This is an implementation of the prefix tree structure usable for looking up string keys and associated string data. The main goal of this library is to provide a mean to query a structure without actually reading all the data in memory first.
This is achieved by first precomputing the trie from a plain text file. The
created structure is than saved into a binary file on disk. When loading the
file, it is mmap
ed and lazily read into memory when needed.
Therefore, this library provides an O(1) lookup in terms of number of keys.
The size of the compiled trie on disk varies widely to the original file based on the actual keys and values. It can be as much as 15 time smaller or 10 times as large. It is good for the keys to have lots of common prefixes and for values to be equal.
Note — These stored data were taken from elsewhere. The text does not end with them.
# cambridge-mlg/RECOMBINER

Measured on AMD Instinct MI355X. Metric: INRs trained/sec (whole node) + PSNR@bpp vs reference, CIFAR-10, higher is better.
Workload: dtype bf16; 1 GPU; CIFAR-10 32x32, 4096 INRs/GPU, 3x32 SIREN (in 32 = 16 Fourier + 16 upsampled pe), S=1, training_mappings=True, Adam lr 2e-4; inrs_per_gpu=4096, parallelism=datapoint-sharded x1, tuned_library_gemms=True

## Files before the change

### recombiner_amd/csrc/upconv.hip

```cpp
#include "rcb_common.h"

using namespace rcb;

typedef float f32x16 __attribute__((ext_vector_type(16)));
typedef __bf16 bf16x8 __attribute__((ext_vector_type(8)));
typedef __bf16 bf16x4 __attribute__((ext_vector_type(4)));
typedef short s16x4 __attribute__((ext_vector_type(4)));

namespace {

constexpr int CIN = 64;
#ifndef RCB_UP_HOT
#define RCB_UP_HOT 0
#endif
#ifndef RCB_UP_NOSTORE
#define RCB_UP_NOSTORE 0
#endif
#ifndef RCB_B3_PF
#define RCB_B3_PF 2
#endif
#ifndef RCB_UP_PF
#define RCB_UP_PF 3
#endif
constexpr int XRS = 72;
// ... 588 lines not shown
  }
  if (b < a.batch) {
    RCB_STAGED2(img)
    if (b + gs < a.batch) RCB_FETCHD2(b + gs)
  }
  __syncthreads();
  int cur = 0;
  for (; b < a.batch; b += gs, cur ^= 1) {
    const __bf16* im = img + cur * (IMGB / 2);
    D2_T(0);
    if (b + gs < a.batch) {
      __bf16* nx = img + (cur ^ 1) * (IMGB / 2);
      RCB_STAGED2(nx)
      if (b + 2 * gs < a.batch) RCB_FETCHD2(b + 2 * gs)
    }
    D2_T(1);
    const long long xoff = ((long long)b * G * G + pos) * CIN + 32 * mt + 16 * h;
    float xf[16];
    Frag xb[2];
    if (kh == 0) {
      if (X_F32) {
#pragma unroll
        for (int k = 0; k < 4; ++k) {
          const float4 t = reinterpret_cast<const float4*>(reinterpret_cast<const float*>(a.x) + xoff)[k];
          xf[4 * k] = t.x; xf[4 * k + 1] = t.y; xf[4 * k + 2] = t.z; xf[4 * k + 3] = t.w;
        }
      } else {
        xb[0].u = reinterpret_cast<const uint4*>(reinterpret_cast<const __bf16*>(a.x) + xoff)[0];
        xb[1].u = reinterpret_cast<const uint4*>(reinterpret_cast<const __bf16*>(a.x) + xoff)[1];
      }
    }
    f32x16 acc;
#pragma unroll
    for (int r = 0; r < 16; ++r) acc[r] = 0.f;
#pragma unroll
    for (int c = 0; c < 8; ++c) {
      const int n = 8 * kh + c, ry = (n >> 2) - 1, rx = (n & 3) - 1;
      const int xx = 2 * v + rx + 1, sw = (xx >> 1) & 7;
      const __bf16* px = im + (2 * u + ry + 1) * ROWS + xx * RS;
      uint4 curf[4];
#pragma unroll
      for (int kb = 0; kb < 4; ++kb) curf[kb] = *reinterpret_cast<const uint4*>(px + 8 * ((2 * kb + h) ^ sw));
#pragma unroll
      for (int kb = 0; kb < 4; ++kb) {
        Frag bf, fa;
        bf.u = curf[kb];
        fa.u = fr[c][kb];
        acc = mfma16(fa.v, bf.v, acc);
      }
      __builtin_amdgcn_sched_barrier(0);
    }
    D2_T(3);
    float* rw = red + (cur * 4 + (wave & 3)) * 16 * 64;
    if (kh == 1) {
#pragma unroll
      for (int r = 0; r < 16; ++r) rw[r * 64 + lane] = acc[r];
    }
    D2_T(4);
    __syncthreads();
    D2_T(5);
    if (kh == 0) {
#pragma unroll
      for (int r = 0; r < 16; ++r) acc[r] += rw[r * 64 + lane];
#pragma unroll
      for (int hf = 0; hf < 2; ++hf) {
        float o[8];
#pragma unroll
        for (int k = 0; k < 4; ++k) {
          auto sw = __builtin_amdgcn_permlane32_swap(__float_as_uint(acc[4 * hf + k]), __float_as_uint(acc[8 + 4 * hf + k]),
                                                     false, false);
          o[k] = __uint_as_float(sw[0]);
          o[4 + k] = __uint_as_float(sw[1]);
        }
        if (X_F32) {
#pragma unroll
          for (int k = 0; k < 8; ++k) {
            o[k] *= (xf[8 * hf + k] > 0.f ? 1.0f : SLOPE);
            dbsum[8 * hf + k] += o[k];
          }
          float4* dst = reinterpret_cast<float4*>(reinterpret_cast<float*>(a.dx) + xoff + 8 * hf);
          dst[0] = make_float4(o[0], o[1], o[2], o[3]);
          dst[1] = make_float4(o[4], o[5], o[6], o[7]);
        } else {
          Frag oo;
#pragma unroll
          for (int k = 0; k < 8; ++k) {
            oo.v[k] = (__bf16)(o[k] * ((float)xb[hf].v[k] > 0.f ? 1.0f : SLOPE));
            dbsum[8 * hf + k] += (float)oo.v[k];
          }
          if (RCB_UP_NOSTORE != 2 || a.batch < 0) reinterpret_cast<uint4*>(reinterpret_cast<__bf16*>(a.dx) + xoff)[hf] = oo.u;
        }
      }
    }
    D2_T(6);
  }
#if RCB_D2_STAMPS
  ph_[7] = __builtin_amdgcn_s_memrealtime() - t_loop_;
  ph_[2] = t_loop_ - t_entry_;
  if (blockIdx.x == 0 && lane == 0)
    for (int k = 0; k < 8; ++k) g_d2_stamps[wave * 8 + k] = ph_[k];
#endif
#undef RCB_FETCHD2
#undef RCB_STAGED2
  if (dbias_partial) {
    __syncthreads();
#pragma unroll
    for (int k = 0; k < 16; ++k) {
#pragma unroll
      for (int off = 16; off > 0; off >>= 1) dbsum[k] += __shfl_xor(dbsum[k], off, 64);
    }
    float* r2 = red;
    if (kh == 0 && q == 0) {
#pragma unroll
      for (int k = 0; k < 16; ++k) r2[tile * 64 + 32 * mt + 16 * h + k] = dbsum[k];
    }
    __syncthreads();
    if (tid < 64) dbias_partial[(long long)blockIdx.x * 64 + tid] = r2[tid] + r2[64 + tid];
  }
}

struct WgradArgs {
  const void* x;
  const void* dy;
  float* partial;
  int batch;
};

__device__ __forceinline__ s16x4 tr_read(const __bf16* p) {
  return __builtin_amdgcn_ds_read_tr16_b64_v4i16((__attribute__((address_space(3))) s16x4*)p);
}

template <int COUT>
__device__ __forceinline__ void bias_partials_join(const float (&dbsum)[8], float* red, int tid, float* dst) {
  constexpr int C8 = COUT / 8, NG = 512 / COUT;
  __syncthreads();
#pragma unroll
  for (int j = 0; j < 8; ++j) red[tid * 8 + j] = dbsum[j];
  __syncthreads();
  {
    const int ch = tid % COUT, grp = tid / COUT;
    const int c8 = ch >> 3, j = ch & 7;
    float sacc = 0.f;
#pragma unroll
    for (int k = 0; k < 8; ++k) sacc += red[(c8 + C8 * (8 * grp + k)) * 8 + j];
    red[512 * 8 + grp * COUT + ch] = sacc;
  }
  __syncthreads();
  if (tid < COUT) {
    float tot = 0.f;
#pragma unroll
    for (int g = 0; g < NG; ++g) tot += red[512 * 8 + g * COUT + tid];
    dst[tid] = tot;
  }
}
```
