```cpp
// ... 104 lines not shown
    const float *d_residual_out;
    const void *d_normed, *d_modded;
    const float *r, *rstd;
    const void *mix, *gate, *scale, *norm_w;
    const int32_t *rowmap;
    void *d_x, *d_mix;
    float *d_residual_in, *dgate, *dshift, *dscale, *d_norm_w;
    int64_t mod_rs;
    int32_t batch, seqlen, dim, dtype, nparts;
} zg_block_tail_bwd_params;

int zg_block_tail_bwd(const zg_block_tail_bwd_params *p, void *stream);

int64_t zg_selective_scan_bwd_det_workspace_bytes(const zg_scan_bwd_params *p);
int zg_selective_scan_bwd_det(const zg_scan_bwd_params *p, void *workspace, int64_t workspace_bytes, void *stream);
int64_t zg_causal_conv1d_bwd_det_workspace_bytes(const zg_conv_bwd_params *p);
int zg_causal_conv1d_bwd_det(const zg_conv_bwd_params *p, void *workspace, int64_t workspace_bytes, void *stream);
int64_t zg_add_norm_bwd_det_workspace_bytes(const zg_norm_bwd_params *p);
int zg_add_norm_bwd_det(const zg_norm_bwd_params *p, void *workspace, int64_t workspace_bytes, void *stream);
int64_t zg_block_tail_bwd_det_workspace_bytes(const zg_block_tail_bwd_params *p);
int zg_block_tail_bwd_det(const zg_block_tail_bwd_params *p, void *workspace, int64_t workspace_bytes, void *stream);

typedef struct {
    zg_block_tail_params base;
    const void *path_scale;
} zg_block_tail_dp_params;

typedef struct {
    zg_block_tail_bwd_params base;
    const void *path_scale;
} zg_block_tail_bwd_dp_params;

int zg_block_tail_fwd_dp(const zg_block_tail_dp_params *p, void *stream);
int zg_block_tail_bwd_dp(const zg_block_tail_bwd_dp_params *p, void *stream);
int64_t zg_block_tail_bwd_dp_det_workspace_bytes(const zg_block_tail_bwd_dp_params *p);
int zg_block_tail_bwd_dp_det(const zg_block_tail_bwd_dp_params *p, void *workspace, int64_t workspace_bytes, void *stream);

typedef struct {
    const void *q, *k, *v;
    void *o;
    float *lse;
    int64_t q_sb, q_rs, k_sb, k_rs, v_sb, v_rs, o_sb, o_rs;
    int32_t batch, L, Lk, heads, dim, dtype;
} zg_xattn_params;

int zg_cross_attn_fwd(const zg_xattn_params *p, void *stream);

typedef struct {
    zg_xattn_params fwd;
    const void *dout;
    void *dq, *dk, *dv;
    int64_t dout_sb, dout_rs, dq_sb, dq_rs, dk_sb, dk_rs, dv_sb, dv_rs;
    int32_t sms;
} zg_xattn_bwd_params;

int64_t zg_cross_attn_bwd_workspace_bytes(const zg_xattn_bwd_params *p);
int zg_cross_attn_bwd(const zg_xattn_bwd_params *p, void *workspace, int64_t workspace_bytes, void *stream);

typedef struct {
    const void *A, *B, *bias;
    void *C;
    const int32_t *out_rowmap;
    int64_t lda, ldb, ldc;
    int32_t M, N, K, rows_per_batch;
} zg_gemm_params;

// ... 44 lines not shown
```

zigma_b200/_lib.py:

```python
import ctypes as C
import os

import torch

_HERE = os.path.dirname(os.path.abspath(__file__))
LIB_PATH = os.environ.get("ZIGMA_B200_LIB") or os.path.join(_HERE, "lib", "libzigma_b200.so")

ZG_F32, ZG_F16, ZG_BF16 = 0, 1, 2
SCAN_DELTA_SOFTPLUS, SCAN_VARIABLE_B, SCAN_VARIABLE_C, SCAN_OUT_REVERSE, SCAN_OUT_ACCUMULATE = 1, 2, 4, 8, 16
_DT = {torch.float32: ZG_F32, torch.float16: ZG_F16, torch.bfloat16: ZG_BF16}

vp, i64, i32, f32 = C.c_void_p, C.c_int64, C.c_int32, C.c_float


class ScanParams(C.Structure):
    _fields_ = ([(n, vp) for n in ("u", "delta", "z", "B", "C", "A", "D", "delta_bias", "z_rowmap", "out", "last_state", "ckpt")]
                + [(n, i64) for n in ("u_sb", "u_sd", "u_sl", "delta_sb", "delta_sd", "delta_sl", "z_sb", "z_sd", "z_sl",
                                      "out_sb", "out_sd", "out_sl", "B_sb", "B_sg", "B_sn", "B_sl", "C_sb", "C_sg", "C_sn", "C_sl")]
                + [(n, i32) for n in ("batch", "dim", "seqlen", "dstate", "ngroups", "dtype", "flags", "ckpt_every")]
                + [(n, vp) for n in ("dt_w", "dt_x")]
                + [(n, i64) for n in ("dt_w_ld", "dt_x_sb", "dt_x_sl")]
                + [(n, i32) for n in ("dt_rank", "z_batch_inner")]
                + [("z_sbi", i64)])

# ... 25 lines not shown
                + [(n, i64) for n in ("x_rs", "res_rs", "y_rs", "resout_rs")]
                + [(n, i32) for n in ("nrows", "ncols", "dtype", "res_dtype", "wdtype", "is_rms")]
                + [("eps", f32)])


class NormBwdParams(C.Structure):
    _fields_ = ([(n, vp) for n in ("dy", "dresidual", "x", "weight", "mean", "rstd", "dx", "dresidual_in", "dweight", "dbias")]
                + [(n, i64) for n in ("dy_rs", "dres_rs", "x_rs", "dx_rs", "dresin_rs")]
                + [(n, i32) for n in ("nrows", "ncols", "dtype", "res_dtype", "wdtype", "is_rms")])


class BlockTailParams(C.Structure):
    _fields_ = ([(n, vp) for n in ("x", "mix", "gate", "shift", "scale", "norm_w", "residual", "rowmap", "residual_out", "normed", "modded")]
                + [("mod_rs", i64)]
                + [(n, i32) for n in ("batch", "seqlen", "dim", "dtype", "final_layer")]
                + [("eps", f32), ("rstd", vp)])


class BlockTailBwdParams(C.Structure):
    _fields_ = ([(n, vp) for n in ("d_residual_out", "d_normed", "d_modded", "r", "rstd", "mix", "gate", "scale", "norm_w", "rowmap",
                                   "d_x", "d_mix", "d_residual_in", "dgate", "dshift", "dscale", "d_norm_w")]
                + [("mod_rs", i64)]
                + [(n, i32) for n in ("batch", "seqlen", "dim", "dtype", "nparts")])


class BlockTailDpParams(C.Structure):
    _fields_ = [("base", BlockTailParams), ("path_scale", vp)]


class BlockTailBwdDpParams(C.Structure):
    _fields_ = [("base", BlockTailBwdParams), ("path_scale", vp)]


class XattnParams(C.Structure):
    _fields_ = ([(n, vp) for n in ("q", "k", "v", "o", "lse")]
                + [(n, i64) for n in ("q_sb", "q_rs", "k_sb", "k_rs", "v_sb", "v_rs", "o_sb", "o_rs")]
                + [(n, i32) for n in ("batch", "L", "Lk", "heads", "dim", "dtype")])


class XattnBwdParams(C.Structure):
    _fields_ = ([("fwd", XattnParams)]
                + [(n, vp) for n in ("dout", "dq", "dk", "dv")]
                + [(n, i64) for n in ("dout_sb", "dout_rs", "dq_sb", "dq_rs", "dk_sb", "dk_rs", "dv_sb", "dv_rs")]
                + [("sms", i32)])


class TextPrologueParams(C.Structure):
    _fields_ = ([(n, vp) for n in ("x", "mix", "gate", "shift", "scale", "rowmap", "hidden", "q_in", "mean", "rstd")]
                + [("mod_rs", i64)]
                + [(n, i32) for n in ("batch", "seqlen", "dim", "dtype")]
                + [("eps", f32)])


class TextPrologueBwdParams(C.Structure):
    _fields_ = ([(n, vp) for n in ("d_hidden", "d_q", "hidden", "mix", "gate", "scale", "mean", "rstd", "rowmap", "d_x", "d_mix",
                                   "dgate", "dshift", "dscale")]
                + [("mod_rs", i64)]
                + [(n, i32) for n in ("batch", "seqlen", "dim", "dtype", "nparts")])


class GemmParams(C.Structure):
    _fields_ = ([(n, vp) for n in ("A", "B", "bias", "C", "out_rowmap")]
                + [(n, i64) for n in ("lda", "ldb", "ldc")]
                + [(n, i32) for n in ("M", "N", "K", "rows_per_batch")])
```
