+            asm volatile("s_mov_b32 m0, %0\n\ts_nop 0\n\tglobal_load_lds_dwordx4 %1, %2" ::"s"(m0w + rr * kGldsRound), "v"(t16), "s"(wbase + rr * kGldsRound) : "memory");
+        const unsigned char *qbase = qt_s + (int64_t)(2 * sg) * kQTile8;
+#pragma unroll
+        for (int p = 0; p < 2; ++p)
+            asm volatile("s_mov_b32 m0, %0\n\ts_nop 0\n\tglobal_load_lds_dwordx4 %1, %2" ::"s"(lds_addr(obj(o)) + WA + (2 * wave + p) * kQTile8), "v"(l16), "s"(qbase + p * kQTile8) : "memory");
+    };
+    auto fence = [&]() {
+        __builtin_amdgcn_sched_barrier(0);
+        asm volatile("s_waitcnt vmcnt(%0)\n\ts_barrier" ::"n"((NB - 2) * OPS) : "memory");
+        __builtin_amdgcn_sched_barrier(0);
+    };
+    auto run = [&](auto KHc) {
+        constexpr int KH = decltype(KHc)::value;
+        constexpr int KTW = KH == 0 ? K0 : KT - K0;
+        constexpr int BASE = KH == 0 ? 0 : K0;
+        f32x16 acc0[KTW], acc1[KTW];
+#pragma unroll
+        for (int m = 0; m < KTW; ++m)
+#pragma unroll
+            for (int e = 0; e < 16; ++e) acc0[m][e] = acc1[m][e] = 0.f;
+        float probe_prev0 = 0.f, probe_max0 = 0.f, probe_prev1 = 0.f, probe_max1 = 0.f;
+        unsigned q8_flag0 = 0u, q8_flag1 = 0u;
+        auto compute = [&](unsigned base) {
+            i32x2 bq[8];
+            static_for<0, 4>([&](auto U) {
+                constexpr int u = decltype(U)::value;
+                lds_read_tr8<u * 8 * 32>(bq[u], base + off_b);
+            });
+            static_for<0, 4>([&](auto U) {
+                constexpr int u = decltype(U)::value;
+                lds_read_tr8<u * 8 * 32 + 2 * kQTile8>(bq[4 + u], base + off_b);
+            });
+            constexpr int PF = KL_COL8_PF < KTW ? KL_COL8_PF : (KTW > 1 ? KTW - 1 : 1);
+            constexpr int RG = PF + 1;
+            i32x2 ring[RG][4];
+            auto fetch = [&](auto M) {
+                constexpr int m = decltype(M)::value;
+                if constexpr (m < KTW) {
+                    static_for<0, 4>([&](auto U) {
+                        constexpr int u = decltype(U)::value;
+                        lds_read_tr8<u * 8 * LD8 + 32 * (BASE + KTW - 1 - m)>(ring[m % RG][u], base + off_a);
+                    });
+                }
+            };
+            static_for<0, PF>([&](auto M) { fetch(M); });
+            constexpr int young0 = 4 * (PF < KTW ? PF : KTW);
+            asm volatile("s_waitcnt lgkmcnt(%8)"
+                         : "+v"(bq[0]), "+v"(bq[1]), "+v"(bq[2]), "+v"(bq[3]), "+v"(bq[4]), "+v"(bq[5]), "+v"(bq[6]), "+v"(bq[7])
+                         : "n"(young0));
+            const i32x8 bo0 = {bq[0][0], bq[0][1], bq[1][0], bq[1][1], bq[2][0], bq[2][1], bq[3][0], bq[3][1]};
+            const i32x8 bo1 = {bq[4][0], bq[4][1], bq[5][0], bq[5][1], bq[6][0], bq[6][1], bq[7][0], bq[7][1]};
+            static_for<0, KTW>([&](auto M) {
+                constexpr int m = decltype(M)::value;
+                fetch(std::integral_constant<int, m + PF>{});
+                constexpr int young = 4 * ((m + PF < KTW ? m + PF : KTW - 1) - m);
+                asm volatile("s_waitcnt lgkmcnt(%4)" : "+v"(ring[m % RG][0]), "+v"(ring[m % RG][1]), "+v"(ring[m % RG][2]), "+v"(ring[m % RG][3]) : "n"(young));
+                const i32x8 ao = {ring[m % RG][0][0], ring[m % RG][0][1], ring[m % RG][1][0], ring[m % RG][1][1],
+                                  ring[m % RG][2][0], ring[m % RG][2][1], ring[m % RG][3][0], ring[m % RG][3][1]};
+                acc0[KTW - 1 - m] = __builtin_amdgcn_mfma_scale_f32_32x32x64_f8f6f4(ao, bo0, acc0[KTW - 1 - m], 0, 0, 0, 127, 0, 127);
+                acc1[KTW - 1 - m] = __builtin_amdgcn_mfma_scale_f32_32x32x64_f8f6f4(ao, bo1, acc1[KTW - 1 - m], 0, 0, 0, 127, 0, 127);
+                __builtin_amdgcn_sched_barrier(0);
+            });
+            if constexpr (KH == 1) {
+                if constexpr (PROBE != 0) {
+                    const float now0 = acc0[KTW - 1][15], now1 = acc1[KTW - 1][15];
+                    probe_max0 = fmaxf(probe_max0, now0 - probe_prev0);
+                    probe_max1 = fmaxf(probe_max1, now1 - probe_prev1);
+                    probe_prev0 = now0;
+                    probe_prev1 = now1;
+                } else {
+#pragma unroll
+                    for (int e = 0; e < 8; ++e) {
+                        q8_flag0 |= q8_sat_mask((unsigned)bo0[e]);
+                        q8_flag1 |= q8_sat_mask((unsigned)bo1[e]);
+                    }
+                }
+            }
+        };
+        static_for<0, NB - 1>([&](auto I) { stage_in(decltype(I)::value, sbeg + decltype(I)::value); });
+        fence();
+        for (int s0 = sbeg; s0 < send; s0 += NB) {
+            static_for<0, NB>([&](auto I) {
+                constexpr int i = decltype(I)::value;
+                if (s0 + i < send) {
+                    stage_in((i + NB - 1) % NB, s0 + i + NB - 1);
+                    compute(lds_addr(obj(i)));
+                    fence();
+                }
+            });
+        }
+        asm volatile("s_waitcnt vmcnt(0)" ::: "memory");
+        if (nact == 0) return;
+        if (KH == 1 && a.q8_list != nullptr) {
+            bool mine0, mine1;
+            if (PROBE != 0) {
+                mine0 = h == 1 && probe_max0 >= 31.5f;
+                mine1 = h == 1 && probe_max1 >= 31.5f;
+            } else {
+                mine0 = h == 0 && (q8_flag0 | (unsigned)__shfl_xor((int)q8_flag0, 32, 64)) != 0u;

The library is provided under BSD 3-clause license. For details, see the LICENSE file.
Apart from the shared object, this library provides two command line utilities. While there is no inherent problem with using the tools with data in any encoding, it was not tested and probably won't work out of the box. You should use UTF-8 everywhere anyway.
This utility is used to compile the original file into a trie and serialize it.
The input file should be a text file with unix line endings and two columns
delimited by any byte. The delimiter can be specified via -d
command line
argument. The other available option is -e
. This signifies that no data will
be associated with the keys. Whole line will be stored in the trie as a key.
The library by default tries to compress the data. This works by not storing
the common prefix with a key and only storing its length. This works very well
for morphological data. It can be disabled with -u
argument.
The arguments can be reviewed by running the utility with -h
option.
If you pass -
as input filename, the data will be read from standard input.
Should there be more occurrences of the same key, the data will be concatenated as lines and stored together.
This tool can be used to query the compiled files. It has no command line options, just give it a file name to work with. It will read keys from standard input (one on a line) and for each output the associated data.
There is a Python module interface for the library written using the
ctypes foreign function
library. It exposes a single module Trie
with one useful method lookup
.
The constructor of the class expects one positional argument – the filename to
be loaded – and one optional keyword argument encoding
specifying the
encoding of the file. The default encoding is UTF-8. Should the loading fail,
an IOError
with detailed description is thrown.
The lookup
method needs one positional argument – the unicode
key to be
looked up in the trie. This method returns a list of strings associated with
the key. The list is empty if the key was not present in the trie.
For details of exported C functions, see the trie.h
header file.
Building libtrie from tarball only needs C99 compliant compiler. Unpack the
tarball, and run the classic ./configure
, make
and make install
. Note
that libtrie supports out-of-tree builds. You can also use the make check
target to run the tests (which are admittedly not very good).
This setup will by default install the command line tools as well as the shared library and Python bindings.
To build from Git, you will need autotools
installed. After cloning the
repository, run autoreconf -i
and continue as though building from tarball.